- Aim of the task: Could you give the entries again, exactly as written?

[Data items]

def weight_planes_t_f32(w3d, sel):
    _dev(w3d, "w", torch.float32)
    cout, taps, cin = w3d.shape
    hi = torch.empty((cin, len(sel) * cout), dtype=torch.bfloat16, device=w3d.device)
    lo = torch.empty_like(hi)
    arr = (C.c_int32 * len(sel))(*[int(v) for v in sel])
    _lib.check(_lib.lib().avt_weight_planes_t_f32(_p(w3d), int(cout), int(taps), int(cin), arr, len(sel), _p(hi), _p(lo), _stream()),
               "avt_weight_planes_t_f32")
    return hi, lo


def conv3d_wgrad_x3_f32(dy, x, dw, dims, cin, cout, kernel, stride, pad, ldx, ldy):
    b, t, h, w = dims
    _dev(dy, "dy", torch.float32)
    _dev(x, "x", torch.float32)
    _dev(dw, "dw", torch.float32)
    _lib.check(_lib.lib().avt_conv3d_wgrad_x3_f32(_p(dy), _p(x), _p(dw), int(b), int(t), int(h), int(w), int(cin), int(cout),
                                                  *[int(k) for k in kernel], *[int(v) for v in stride], *[int(v) for v in pad],
                                                  int(ldx), int(ldy), _stream()), "avt_conv3d_wgrad_x3_f32")


def conv3d_wgrad_x3_sub_f32(dy, x, dw, dims, cin, cout, kernel, stride, pad, out_dims, ldx, ldy, ldw, zero_dw):
    b, t, h, w = dims
    _dev(dy, "dy", torch.float32)
    _dev(x, "x", torch.float32)
    _lib.check(_lib.lib().avt_conv3d_wgrad_x3_sub_f32(_p(dy), _p(x), C.c_void_p(dw.data_ptr()), int(b), int(t), int(h), int(w),
                                                      int(cin), int(cout), *[int(k) for k in kernel], *[int(v) for v in stride],
                                                      *[int(v) for v in pad], *[int(v) for v in out_dims], int(ldx), int(ldy),
                                                      int(ldw), int(bool(zero_dw)), _stream()), "avt_conv3d_wgrad_x3_sub_f32")


def stem_conv_x3(x_ptrs, wt_hi, wt_lo, bias, wscale, out_ptrs, batch, t, h, pw, cout, kt, st, pt, plane_dtype, relu=True,
                 frames_per_tile=0, frame_idx=None, table_frames=0):
    _dev(wt_hi, "wt_hi", torch.bfloat16)
    _dev(wt_lo, "wt_lo", torch.bfloat16)
    if frame_idx is not None:
        _dev(frame_idx, "frame_idx", torch.int32)
        if frame_idx.numel() != batch * t:
            raise _lib.AvtError("stem_conv_x3: frame_idx has %d entries, expected batch * t = %d" % (frame_idx.numel(), batch * t))
    _lib.check(_lib.lib().avt_stem_conv_x3(C.c_void_p(x_ptrs[0]), C.c_void_p(x_ptrs[1]), _p(wt_hi), _p(wt_lo), _p(bias),
                                           _p(wscale), C.c_void_p(out_ptrs[0]), C.c_void_p(out_ptrs[1]), int(batch), int(t),
                                           int(h), int(pw), int(cout), int(kt), int(st), int(pt), int(bool(relu)),
                                           int(plane_dtype), int(frames_per_tile), _p(frame_idx), int(table_frames), _stream()),
               "avt_stem_conv_x3")


def lateral_x3_supported(cin, cout, kt):
    return bool(_lib.lib().avt_lateral_x3_supported(int(cin), int(cout), int(kt)))


def lateral_x3(x_ptrs, ldx, cin, w_hi, w_lo, bias, wscale, y_ptrs, ldy, cout, batch, t, hw, kt, st, pt, relu, plane_dtype):
    _dev(w_hi, "w_hi", torch.bfloat16)
    _dev(w_lo, "w_lo", torch.bfloat16)
    _lib.check(_lib.lib().avt_lateral_x3(C.c_void_p(x_ptrs[0]), C.c_void_p(x_ptrs[1]), int(ldx), int(cin), _p(w_hi), _p(w_lo), _p(bias),
                                         _p(wscale), C.c_void_p(y_ptrs[0]), C.c_void_p(y_ptrs[1]), int(ldy), int(cout), int(batch),
                                         int(t), int(hw), int(kt), int(st), int(pt), int(relu), int(plane_dtype), _stream()),
               "avt_lateral_x3")


def stem_conv_x3_merged(x_ptrs, wt_hi, wt_lo, bias, wscale, out_ptrs, batch, t, h, pw, cout, kt, st, pt, plane_dtype, tap_frames,
                        tap_tiles, ktm, table_frames, relu=True):
    _dev(wt_hi, "wt_hi", torch.bfloat16)
    _dev(wt_lo, "wt_lo", torch.bfloat16)
    _dev(tap_frames, "tap_frames", torch.int32)
    _dev(tap_tiles, "tap_tiles", torch.int32)
    _lib.check(_lib.lib().avt_stem_conv_x3_merged(C.c_void_p(x_ptrs[0]), C.c_void_p(x_ptrs[1]), _p(wt_hi), _p(wt_lo), _p(bias),
                                                  _p(wscale), C.c_void_p(out_ptrs[0]), C.c_void_p(out_ptrs[1]), int(batch), int(t),
                                                  int(h), int(pw), int(cout), int(kt), int(st), int(pt), int(bool(relu)),
                                                  int(plane_dtype), _p(tap_frames), _p(tap_tiles), int(ktm), int(table_frames),
                                                  _stream()), "avt_stem_conv_x3_merged")


def clip_planes_f32(x, plane_dtype):
    _dev(x, "x", torch.float32, contiguous=False)
    if x.dim() != 5 or x.shape[1] != 3:
        raise _lib.AvtError("clip_planes_f32: expected [B, 3, T, H, W], got %s" % (tuple(x.shape),))
    b, _, t, h, w = x.shape
    hi = torch.empty((b, t, h, w, 4), dtype=torch.bfloat16, device=x.device)
    lo = torch.empty_like(hi)
    sb, sc, st, sh, sw = x.stride()
    _lib.check(_lib.lib().avt_clip_planes_f32(_p(x), b, t, h, w, sb, sc, st, sh, sw, _p(hi), _p(lo), int(plane_dtype), _stream()),
               "avt_clip_planes_f32")
    return hi, lo


def stem_conv_x3_f32(x_hi, x_lo, wt_hi, wt_lo, wscale, out, batch, t, h, pw, cout, kt, st, pt, tgroup, plane_dtype, frames_per_tile=0):
    _dev(wt_hi, "wt_hi", torch.bfloat16)
    _dev(wt_lo, "wt_lo", torch.bfloat16)
    _dev(out, "out", torch.float32, contiguous=False)
    _lib.check(_lib.lib().avt_stem_conv_x3_f32(_p(x_hi), _p(x_lo), _p(wt_hi), _p(wt_lo), _p(wscale), _p(out), int(batch), int(t),
                                               int(h), int(pw), int(cout), int(kt), int(st), int(pt), int(tgroup),
                                               int(plane_dtype), int(frames_per_tile), _stream()), "avt_stem_conv_x3_f32")


def stem_wgrad_x3_supported(h, pw, cout, kt):
    return bool(_lib.lib().avt_stem_wgrad_x3_supported(int(h), int(pw), int(cout), int(kt)))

- Your response:
def weight_planes_t_f32(w3d, sel):
    _dev(w3d, "w", torch.float32)
    cout, taps, cin = w3d.shape
    hi = torch.empty((cin, len(sel) * cout), dtype=torch.bfloat16, device=w3d.device)
    lo = torch.empty_like(hi)
    arr = (C.c_int32 * len(sel))(*[int(v) for v in sel])
    _lib.check(_lib.lib().avt_weight_planes_t_f32(_p(w3d), int(cout), int(taps), int(cin), arr, len(sel), _p(hi), _p(lo), _stream()),
               "avt_weight_planes_t_f32")
    return hi, lo


def conv3d_wgrad_x3_f32(dy, x, dw, dims, cin, cout, kernel, stride, pad, ldx, ldy):
    b, t, h, w = dims
    _dev(dy, "dy", torch.float32)
    _dev(x, "x", torch.float32)
    _dev(dw, "dw", torch.float32)
    _lib.check(_lib.lib().avt_conv3d_wgrad_x3_f32(_p(dy), _p(x), _p(dw), int(b), int(t), int(h), int(w), int(cin), int(cout),
                                                  *[int(k) for k in kernel], *[int(v) for v in stride], *[int(v) for v in pad],
                                                  int(ldx), int(ldy), _stream()), "avt_conv3d_wgrad_x3_f32")


def conv3d_wgrad_x3_sub_f32(dy, x, dw, dims, cin, cout, kernel, stride, pad, out_dims, ldx, ldy, ldw, zero_dw):
    b, t, h, w = dims
    _dev(dy, "dy", torch.float32)
    _dev(x, "x", torch.float32)
    _lib.check(_lib.lib().avt_conv3d_wgrad_x3_sub_f32(_p(dy), _p(x), C.c_void_p(dw.data_ptr()), int(b), int(t), int(h), int(w),
                                                      int(cin), int(cout), *[int(k) for k in kernel], *[int(v) for v in stride],
                                                      *[int(v) for v in pad], *[int(v) for v in out_dims], int(ldx), int(ldy),
                                                      int(ldw), int(bool(zero_dw)), _stream()), "avt_conv3d_wgrad_x3_sub_f32")


def stem_conv_x3(x_ptrs, wt_hi, wt_lo, bias, wscale, out_ptrs, batch, t, h, pw, cout, kt, st, pt, plane_dtype, relu=True,
                 frames_per_tile=0, frame_idx=None, table_frames=0):
    _dev(wt_hi, "wt_hi", torch.bfloat16)
    _dev(wt_lo, "wt_lo", torch.bfloat16)
    if frame_idx is not None:
        _dev(frame_idx, "frame_idx", torch.int32)
        if frame_idx.numel() != batch * t:
            raise _lib.AvtError("stem_conv_x3: frame_idx has %d entries, expected batch * t = %d" % (frame_idx.numel(), batch * t))
    _lib.check(_lib.lib().avt_stem_conv_x3(C.c_void_p(x_ptrs[0]), C.c_void_p(x_ptrs[1]), _p(wt_hi), _p(wt_lo), _p(bias),
                                           _p(wscale), C.c_void_p(out_ptrs[0]), C.c_void_p(out_ptrs[1]), int(batch), int(t),
                                           int(h), int(pw), int(cout), int(kt), int(st), int(pt), int(bool(relu)),
                                           int(plane_dtype), int(frames_per_tile), _p(frame_idx), int(table_frames), _stream()),
               "avt_stem_conv_x3")


def lateral_x3_supported(cin, cout, kt):
    return bool(_lib.lib().avt_lateral_x3_supported(int(cin), int(cout), int(kt)))


def lateral_x3(x_ptrs, ldx, cin, w_hi, w_lo, bias, wscale, y_ptrs, ldy, cout, batch, t, hw, kt, st, pt, relu, plane_dtype):
    _dev(w_hi, "w_hi", torch.bfloat16)
    _dev(w_lo, "w_lo", torch.bfloat16)
    _lib.check(_lib.lib().avt_lateral_x3(C.c_void_p(x_ptrs[0]), C.c_void_p(x_ptrs[1]), int(ldx), int(cin), _p(w_hi), _p(w_lo), _p(bias),
                                         _p(wscale), C.c_void_p(y_ptrs[0]), C.c_void_p(y_ptrs[1]), int(ldy), int(cout), int(batch),
                                         int(t), int(hw), int(kt), int(st), int(pt), int(relu), int(plane_dtype), _stream()),
               "avt_lateral_x3")


def stem_conv_x3_merged(x_ptrs, wt_hi, wt_lo, bias, wscale, out_ptrs, batch, t, h, pw, cout, kt, st, pt, plane_dtype, tap_frames,
                        tap_tiles, ktm, table_frames, relu=True):
    _dev(wt_hi, "wt_hi", torch.bfloat16)
    _dev(wt_lo, "wt_lo", torch.bfloat16)
    _dev(tap_frames, "tap_frames", torch.int32)
    _dev(tap_tiles, "tap_tiles", torch.int32)
    _lib.check(_lib.lib().avt_stem_conv_x3_merged(C.c_void_p(x_ptrs[0]), C.c_void_p(x_ptrs[1]), _p(wt_hi), _p(wt_lo), _p(bias),
                                                  _p(wscale), C.c_void_p(out_ptrs[0]), C.c_void_p(out_ptrs[1]), int(batch), int(t),
                                                  int(h), int(pw), int(cout), int(kt), int(st), int(pt), int(bool(relu)),
                                                  int(plane_dtype), _p(tap_frames), _p(tap_tiles), int(ktm), int(table_frames),
                                                  _stream()), "avt_stem_conv_x3_merged")


def clip_planes_f32(x, plane_dtype):
    _dev(x, "x", torch.float32, contiguous=False)
    if x.dim() != 5 or x.shape[1] != 3:
        raise _lib.AvtError("clip_planes_f32: expected [B, 3, T, H, W], got %s" % (tuple(x.shape),))
    b, _, t, h, w = x.shape
    hi = torch.empty((b, t, h, w, 4), dtype=torch.bfloat16, device=x.device)
    lo = torch.empty_like(hi)
    sb, sc, st, sh, sw = x.stride()
    _lib.check(_lib.lib().avt_clip_planes_f32(_p(x), b, t, h, w, sb, sc, st, sh, sw, _p(hi), _p(lo), int(plane_dtype), _stream()),
               "avt_clip_planes_f32")
    return hi, lo


def stem_conv_x3_f32(x_hi, x_lo, wt_hi, wt_lo, wscale, out, batch, t, h, pw, cout, kt, st, pt, tgroup, plane_dtype, frames_per_tile=0):
    _dev(wt_hi, "wt_hi", torch.bfloat16)
    _dev(wt_lo, "wt_lo", torch.bfloat16)
    _dev(out, "out", torch.float32, contiguous=False)
    _lib.check(_lib.lib().avt_stem_conv_x3_f32(_p(x_hi), _p(x_lo), _p(wt_hi), _p(wt_lo), _p(wscale), _p(out), int(batch), int(t),
                                               int(h), int(pw), int(cout), int(kt), int(st), int(pt), int(tgroup),
                                               int(plane_dtype), int(frames_per_tile), _stream()), "avt_stem_conv_x3_f32")


def stem_wgrad_x3_supported(h, pw, cout, kt):
    return bool(_lib.lib().avt_stem_wgrad_x3_supported(int(h), int(pw), int(cout), int(kt)))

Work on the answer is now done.